Another technique for stimulating injection rates is thermal stimulation. In the case of thermal stimulation, oil, water or steam heated above grade may be pumped to the bottom of the well to try to remove wax from the recovery area. However, it has been found very difficult to transfer the heat by steam, water or oil to the bottom of the well by reason of the thermal losses which take place as the hot medium is being transported down the well bore. (Society of Petroleum Engineers, Paper No. CIM/SPE 90-57 OPTIMIZING HOT OILING/WATERING JOBS TO MINIMIZE FORMATION DAMAGE by John Nenniger and Gina Nenniger of Nenniger Engineering Inc.) Heat from the "hot oil" is lost through the casing to the rock surrounding the well. Temperature measurements at the bottom of the well show that the bottom hole temperature drops during the treatment and excessive volumes of hot fluid do not significantly raise the bottom hole temperature. Typically, the heated fluid will lose its excess temperature in the top 300-400 m section of the well due to heat losses. By the time the "hot fluid" reaches the production zone at bottom of the well, it is likely cooler than the casing and thus actually absorbs heat from the casing and the rock surrounding the well. Thus for most applications, the "hot fluid" arrives at the bottom of the well at a temperature below the reservoir temperature. Because the bottom hole temperature decreases during treatment, waxy solids are likely to precipitate from the crude oil and be filtered out in the pores of the reservoir in the recovery zone as the fluid flows into the recovery zone. Thus, although the "hot oil" technique removes the wax deposits near the wellhead, it often causes an accumulation of the waxy solids in the perforation tunnels and reservoir surrounding the well. Thus, the application of heat to the well by pumping "hot oil" into the well is inadequate to remove waxy deposits in the formation and in fact usually leads to even greater formation damage.
Another method of thermal stimulation is disclosed in Canadian Patent 1,182,392, dated Feb. 12, 1985 in the name of Richardson et al. (see also U.S. Pat. No. 4,219,083) which discloses a nitrogen gas generation system to produce a heat spike in a water-based brine solution. In this method, the salt water solution undergoes a chemical reaction to release heat, together with nitrogen gas, as it is being delivered down the well, thereby avoiding some of the heat losses associated with transporting a hot fluid down the well as discussed above for the "hot oil" technique; the salt water solution only becomes hot when it is some way down the well. The salt water solution may then be shut in for a period of about 24 hours to allow the heat carried by the solution to melt wax located in the recovery zone. The disclosure notes that wax solvents may be flushed down the well prior to or after the injection of the heat-producing salt water solution.

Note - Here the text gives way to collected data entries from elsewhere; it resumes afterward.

# RoadlyInc/DSOPP

Hardware: AMD Instinct MI355X
Metric: Gauss-Newton iters/sec (7-KF window, 2k active pts) (higher is better)
Workload: dtype f64; 1 GPU; C1: 7-KF window, 2000 active points per GPU (2000 total, 2000 on rank 0), 640x480, full clique, production LM settings; frames=7, points_per_gpu=2000, total_points=2000, parallelism=single GPU, exchange=none, ranks=1

## Files before the change

### dsopp_amd/csrc/pba.hip

```cpp
#include <algorithm>
#include <chrono>
#include <cstdlib>
#include <map>
#include <memory>
#include <mutex>

#include "host_linalg.hpp"
#include "pba_solve_kernels.hpp"
#include "pba_solve_combined.hpp"
#include "pba_schur_two_stage.hpp"
#include "depth_map_kernels.hpp"
#include "point_status_kernels.hpp"
#include "depth_maps.hpp"
#include "activation_kernels.hpp"
#include "immature_set.hpp"
#include "semantic_observation_kernels.hpp"

namespace dsopp_hip {
namespace {

struct ResidualTable {
  DeviceBuffer<uint8_t> status, cand, fej_valid, snap_status;
  DeviceBuffer<double> energy;
  int n = 0, snap_n = 0;
// ... 924 lines not shown
  a.st = w.d_state.ptr;
  const bool combined = fused && fused->combined;
  const size_t reduce_count = combined ? w.combCount() : w.reduceCount();
  a.comb = combined ? w.d_reduce.ptr : nullptr;
  a.comb_lambda = fused ? fused->comb_lambda : 0.0;
  if (combined && mode == ReduceMode::kAccumulateOnly && w.comb_copies_active > 1) {
    a.comb_copies = w.comb_copies_active;
    a.comb_copy_first = static_cast<int>(w.combCopyFirst());
    a.comb_copy_stride = static_cast<int>(w.combCopyStride());
  }
  a.scalars = mode == ReduceMode::kDecideOnly ? w.d_reduce.ptr + reduce_count : w.d_scalars.ptr;
  a.n_sweep_blocks = w.n_sweep_blocks;
  a.total_blocks = a.n_schur_blocks + F * F;
  a.scalars_out = mode == ReduceMode::kAccumulateOnly ? w.d_reduce.ptr + reduce_count : nullptr;
  const bool grouped_tail = mode == ReduceMode::kAccumulateOnly && w.allreduce != nullptr;
  a.scalars_out_groups = grouped_tail ? kScalarGroups : 0;
  static_assert(4 * kScalarGroups <= kSchurThreads, "one workgroup writes the grouped tail");
  if (fused) a.prm = fused->prm;
  if (fused && fused->scalars) a.scalars = fused->scalars;
  a.ctrl_host = fused ? fused->ctrl_host : nullptr;
  a.dbg = w.dbg_stamps ? w.dbg_stamps.get() + 24 : nullptr;
  return a;
}

void launchReduceSchur(W &w, bool for_marg, const LmControl *ctrl, const FusedReduce *fused = nullptr, ReduceMode mode = ReduceMode::kFused) {
  const int K = w.K(), F = w.F();
  hipStream_t st = w.sr.stream;
  if (!fused && !for_marg && !ctrl && w.deterministic) {
    launchTwoStage(w, nullptr, 0, 0.0, true, nullptr);
    allreduceIfNeeded(w, w.d_reduce.ptr, w.reduceCount());
    return;
  }
  ensureDynamicLds(reinterpret_cast<const void *>(reduceSchurKernel), w.sr.device, 96 * 1024);
  const ReduceSchurArgs a = makeReduceSchurArgs(w, for_marg, ctrl, fused, mode);
  const size_t reduce_count = (fused && fused->combined) ? w.combCount() : w.reduceCount();
  const bool grouped_tail = mode == ReduceMode::kAccumulateOnly && w.allreduce != nullptr;
  const size_t decide_smem = kDecideSmemBytes;
  if (mode == ReduceMode::kDecideOnly) {
    timedLaunch(w, DSOPP_HIP_KERNEL_ACCEPT,
                [&] { decideApplyKernel<<<std::max(1, a.n_schur_blocks), kSchurThreads, decide_smem, st>>>(a); });
    HIP_CHECK(hipGetLastError());
    return;
  }
  timedLaunch(w, DSOPP_HIP_KERNEL_SCHUR, [&] {
    reduceSchurKernel<<<a.n_schur_blocks + F * F + (a.scalars_out ? 1 : 0), kSchurThreads, std::max(schurSmemBytes(K), decide_smem), st>>>(
        a.ctrl, a.schur_table, a.pc, a.partials, a.pair_first_block, a.pair_num_blocks, a.n_schur_blocks, a.F, a);
  });
  HIP_CHECK(hipGetLastError());
  allreduceIfNeeded(w, w.d_reduce.ptr, reduce_count + (mode == ReduceMode::kAccumulateOnly ? (grouped_tail ? 4 * kScalarGroups : 4) : 0));
  (void)K;
}

SolveArgs makeSolveArgs(W &w) {
  SolveArgs a;
  a.frames = w.d_frames.ptr;
  a.st = w.d_state.ptr;
  a.pc = w.d_pc.ptr;
  a.Hpp_raw = w.dHppRaw();
  a.bpp_raw = w.dbppRaw();
  a.Hpp_out = w.d_Hpp.ptr;
  a.Hsc_copy = w.d_Hpp.ptr + static_cast<size_t>(w.K()) * w.K();
  a.bpp_out = w.d_bpp.ptr;
  a.Hsc = w.dHsc();
  a.bsc = w.dbsc();
  a.use_marginal = w.marg_nonzero ? 1 : 0;
  a.Hm = w.d_Hm.ptr;
  a.bm = w.d_bm.ptr;
  a.step = w.d_step.ptr;
  a.lambda = 0;
  a.affine_reg[0] = w.opt.affine_brightness_regularizer[0];
  a.affine_reg[1] = w.opt.affine_brightness_regularizer[1];
  a.fixed_reg = w.opt.fixed_state_regularizer;
  a.energy_marginalized = w.energy_marginalized;
  a.F = w.F();
  a.fej = w.fej() ? 1 : 0;
  a.do_solve = 1;
  a.store_system = 0;
  a.add_priors = 1;
  return a;
}
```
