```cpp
extern "C" int rdgan_profile(rdgan_handle* h, unsigned tag_mask) {
  if (!h) return -2;
  h->prof_mask = tag_mask;
  for (int t = 0; t < RDGAN_NUM_TAGS; ++t) {
    h->ev_used[t] = 0;
    if ((tag_mask >> t & 1u) && h->ev_start[t].empty()) {
      h->ev_start[t].resize(4096); h->ev_stop[t].resize(4096);
      for (size_t i = 0; i < 4096; ++i) {
        RD_CHECK(h, hipEventCreate(&h->ev_start[t][i]));
        RD_CHECK(h, hipEventCreate(&h->ev_stop[t][i]));
      }
    }
  }
  return 0;
}
// ... 1035 lines not shown
      RD_CHECK(h, hipGetLastError());
    } else if (fast) {
      ProfScope ps(h, RDGAN_TAG_ELEMENTWISE, st);
      const long HW = (long)h->gdim[l][1] * h->gdim[l][2];
      RD_TRY(launch_pn_bwd_pairs(h, l == 3 ? h->gh3 : gups[l + 1], hs[l], rs[l], dys[l], h->fgS, (long)B * h->gdim[l - 1][0] * HW,
                                 HW, h->gch[l], st, a16));
    } else {
      ProfScope ps(h, RDGAN_TAG_ELEMENTWISE, st);
      if (l == 3) RD_TRY(launch_pn_bwd(h, h->gh3, hs[3], rs[3], dys[3], npix3, 64, 0, 0, 0, 0, st, a16));
      else RD_TRY(launch_pn_bwd(h, gups[l + 1], hs[l], rs[l], dys[l], (long)B * h->gpix[l], h->gch[l], col ? 0 : 1,
                                h->gdim[l][0], h->gdim[l][1], h->gdim[l][2], st, a16));
    }
    const long cc = (long)h->gch[l - 1] * h->gch[l];
    if (fast) {
      const int* sd = h->gdim[l - 1];
      const int D = sd[0];
      const long P = (long)sd[1] * sd[2] * h->gch[l - 1];
      RdWeightMap wm;
      fastd_weight_map(wm);
      {
        ProfScope ps(h, RDGAN_TAG_ELEMENTWISE, st);
        if (!gen_block_fast(h, l, fast_fwd_on(h))) {
          const dim3 dg(ew_blocks((long)B * (D + 1) * P / 4));
          if (a16) hipLaunchKernelGGL(k_diff_d<rd_bf16_t>, dg, dim3(256), 0, st, (const rd_bf16_t*)hs[l - 1], (rd_bf16_t*)h->fE[l], B, D, P);
          else
          hipLaunchKernelGGL(k_diff_d<float>, dg, dim3(256), 0, st, (const float*)hs[l - 1],
                             h->fE[l], B, D, P);
          hipLaunchKernelGGL(k_weight_transform, dim3(ew_blocks(48L * cc / 4)), dim3(256), 0, st, gp + h->goff[2 * l], h->fU[l],
                             (int)cc, 48, wm);
        }
      }
      const float* wsrc[3] = {h->fE[l], hs[l - 1], h->fE[l]};
      const float* wdy[3] = {dys[l], h->fgS, dys[l]};
      for (int g = 0; g < 3; ++g) {
        int pl = PL_F1WA + 3 * g + l - 1;
        if (!a16 && h->wgrad_boxes && h->border_boxes && h->wave_spec && wgrad_box_ok(h->plans[PL_F1WAX + 3 * g + l - 1]) &&
            (h->border_boxes >= 2 || plan_flops(h->plans[PL_F1WAX + 3 * g + l - 1], 1) < 0.8 * plan_flops(h->plans[pl], 1)))
          pl = PL_F1WAX + 3 * g + l - 1;
        if (a16) {
          if (!wgrad16_ok(h->plans[pl], B)) return bad_arg(h, "bf16 storage mode: no bf16 weight-gradient tile for this block");
          RD_TRY(launch_wgrad16(h, h->plans[pl], h->d_plans + pl, B, wsrc[g], wdy[g], h->fdU, h->wpartial, h->wpartial_cap, st,
                                RDGAN_TAG_GCONV_WGRAD));
        } else
        RD_TRY(launch_wgrad(h, h->plans[pl], h->d_plans + pl, B, wsrc[g], wdy[g], h->fdU, h->wpartial, h->wpartial_cap, st,
                            RDGAN_TAG_GCONV_WGRAD));
      }
      hipLaunchKernelGGL(k_weight_transform_adj, dim3(ew_blocks(27L * cc / 4)), dim3(256), 0, st, h->fdU, grad + h->goff[2 * l],
                         (int)cc, 48, wm);
      RD_TRY(launch_colsum(h, dys[l], (long)B * h->gpix[l], h->gch[l], grad + h->goff[2 * l + 1], side_fork(h, st), a16));
      const int pbs = PL_F1BS + l - 1, pbe = PL_F1BE + l - 1;
      RdEpi eb = epi_make(RD_EPI_PLAIN);
      eb.out16 = a16;
      if (a16) {
        RdSliceMap map;
        fastd_dgrad_slice_map(map.src);
        {
          ProfScope ps(h, RDGAN_TAG_ELEMENTWISE, st);
          hipLaunchKernelGGL(k_blocks_to_bf16, dim3((unsigned)std::min<long>((cc / 8 + 255) / 256, 64), 48), dim3(256), 0, st,
                             h->fU[l], (unsigned short*)h->bUT, cc, map);
        }
        RD_TRY(launch_conv16(h, h->plans[pbs], h->d_plans + pbs, B, h->fgS, h->bUT, gups[l], eb, st, RDGAN_TAG_GCONV_DGRAD));
        RD_TRY(launch_conv16(h, h->plans[pbe], h->d_plans + pbe, B, dys[l], h->bUT, h->fdE, eb, st, RDGAN_TAG_GCONV_DGRAD));
      } else {
        {
          RdSliceMap map;
          fastd_dgrad_slice_map(map.src);
          hipLaunchKernelGGL(k_transpose_map, dim3((h->gch[l] + 31) / 32, (h->gch[l - 1] + 31) / 32, 48), dim3(256), 0, st, h->fU[l],
                             h->fUT, h->gch[l - 1], h->gch[l], map);
        }
        RD_TRY(launch_conv(h, h->plans[pbs], h->d_plans + pbs, B, h->fgS, h->fUT, h->gch[l - 1], gups[l], eb, st,
                           RDGAN_TAG_GCONV_DGRAD));
// ... 983 lines not shown
```

### pr_disagg_radar_gan_amd/csrc/rdgan_gemm.hip.h

```cpp
#pragma once
#include <hip/hip_runtime.h>
#include "rdgan_plan.h"
#include "rdgan_rng.h"
#include <type_traits>

typedef float f32x4 __attribute__((ext_vector_type(4)));
typedef float f32x16 __attribute__((ext_vector_type(16)));
typedef unsigned int u32x4_t __attribute__((ext_vector_type(4)));
typedef unsigned int u32x2_t __attribute__((ext_vector_type(2)));

#define RD_LRELU_ALPHA 0.2f
#ifndef RD_PRIO_LOAD
#define RD_PRIO_LOAD 2
#endif
#define RD_OOB 0x80000000u
#define RD_RSRC_BYTES 0x7FFFFFF0u

typedef unsigned short rd_bf16_t;
typedef __bf16 rd_bf16x2 __attribute__((ext_vector_type(2)));
typedef unsigned int rd_u32x2 __attribute__((ext_vector_type(2)));
__device__ __forceinline__ unsigned rd_pack_bf16(float a, float b) {
  rd_bf16x2 r; r[0] = (__bf16)a; r[1] = (__bf16)b;
  return __builtin_bit_cast(unsigned, r);
}
// ... 779 lines not shown
    __builtin_amdgcn_s_setprio(RD_PRIO_LOAD);
    if (q + 1 < nchunks) store_chunk(buf ^ 1);
    __syncthreads();
  }

  const int N = plan->N;
  if (T.direct) {
#pragma unroll
    for (int i = 0; i < TM; ++i)
#pragma unroll
      for (int r = 0; r < 16; ++r) {
        const int row = wm * WTM + i * 32 + (r & 3) + 8 * (r >> 2) + 4 * lhalf;
        int tap, c;
        rd_wgrad_tile_row(T, BR, rt, row, tap, c);
        if (tap < P.ntaps && c < SC) {
          float* o = partial + ((long)P.tap[tap].w * plan->w_rows_per_tap + c) * T.ldw + n0 + wn * WTN + l31;
#pragma unroll
          for (int j = 0; j < TN; ++j) o[j * 32] = acc[i][j][r];
        }
      }
    return;
  }
  float* out = partial + (((long)bz * T.nsplit + by) * T.RT + rt) * BR * N;
#pragma unroll
  for (int i = 0; i < TM; ++i)
#pragma unroll
    for (int r = 0; r < 16; ++r) {
      const int row = wm * WTM + i * 32 + (r & 3) + 8 * (r >> 2) + 4 * lhalf;
#pragma unroll
      for (int j = 0; j < TN; ++j) out[(long)row * N + n0 + wn * WTN + j * 32 + l31] = acc[i][j][r];
    }
}

__global__ void __launch_bounds__(256)
k_wgrad_reduce(const RdPlan* __restrict__ plan, const float* __restrict__ partial, int nsplit,
               RdWgradTiling T, int BR, float* __restrict__ dW, int ldw, int outs) {
  __shared__ f32x4 red[256];
  const int N = plan->N;
  const int n4s = N / 4;
  const long total = (long)T.RT * BR * n4s;
  const RdPhase& P = plan->ph[blockIdx.y];
  const long stride = (long)T.RT * BR * N;
  const float* pbase = partial + (long)blockIdx.y * nsplit * stride;
  const int ks = 256 / outs, o = threadIdx.x % outs, sl = threadIdx.x / outs;
  const long f = (long)blockIdx.x * outs + o;
  int tap = 0, c = 0, n = 0;
  bool ok = f < total;
  f32x4 s = {0.f, 0.f, 0.f, 0.f};
  if (ok) {
    int R = (int)(f / n4s);
    n = (int)(f - (long)R * n4s) * 4;
    int rt = R / BR, r = R - rt * BR;
    rd_wgrad_tile_row(T, BR, rt, r, tap, c);
    ok = tap < P.ntaps && c < plan->SC;
    if (ok) {
      const float* p = pbase + (long)R * N + n;
      for (int k = sl; k < nsplit; k += ks) s += *(const f32x4*)(p + k * stride);
    }
  }
  if (ks > 1) {
    red[threadIdx.x] = s;
    __syncthreads();
    if (sl == 0)
      for (int j = 1; j < ks; ++j) s += red[j * outs + o];
  }
  if (ok && sl == 0) *(f32x4*)(dW + P.w_off + ((long)P.tap[tap].w * plan->w_rows_per_tap + c) * ldw + n) = s;
}
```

However, there are several inherent disadvantages to the method disclosed in U.S. Pat. No. 1,182,392. Firstly, the wax is not soluble in the salt water solution, so even if the heat developed is sufficient to melt the solid wax deposits, two separate liquid phases will occur (i.e. a liquid hydrocarbon phase including liquid wax and crude oil and a liquid aqueous phase including formation water and salt water solution). If the water saturation is high in order to get a significant temperature rise then the relative permeability of the liquid hydrocarbon phase will be very low as compared to the water and the mobility of the hydrocarbon phase containing the wax will be obstructed. Thus, the water-based fluid cannot effectively carry the melted wax back into the reservoir and thereby remove the hydraulic blockage in the near wellbore area.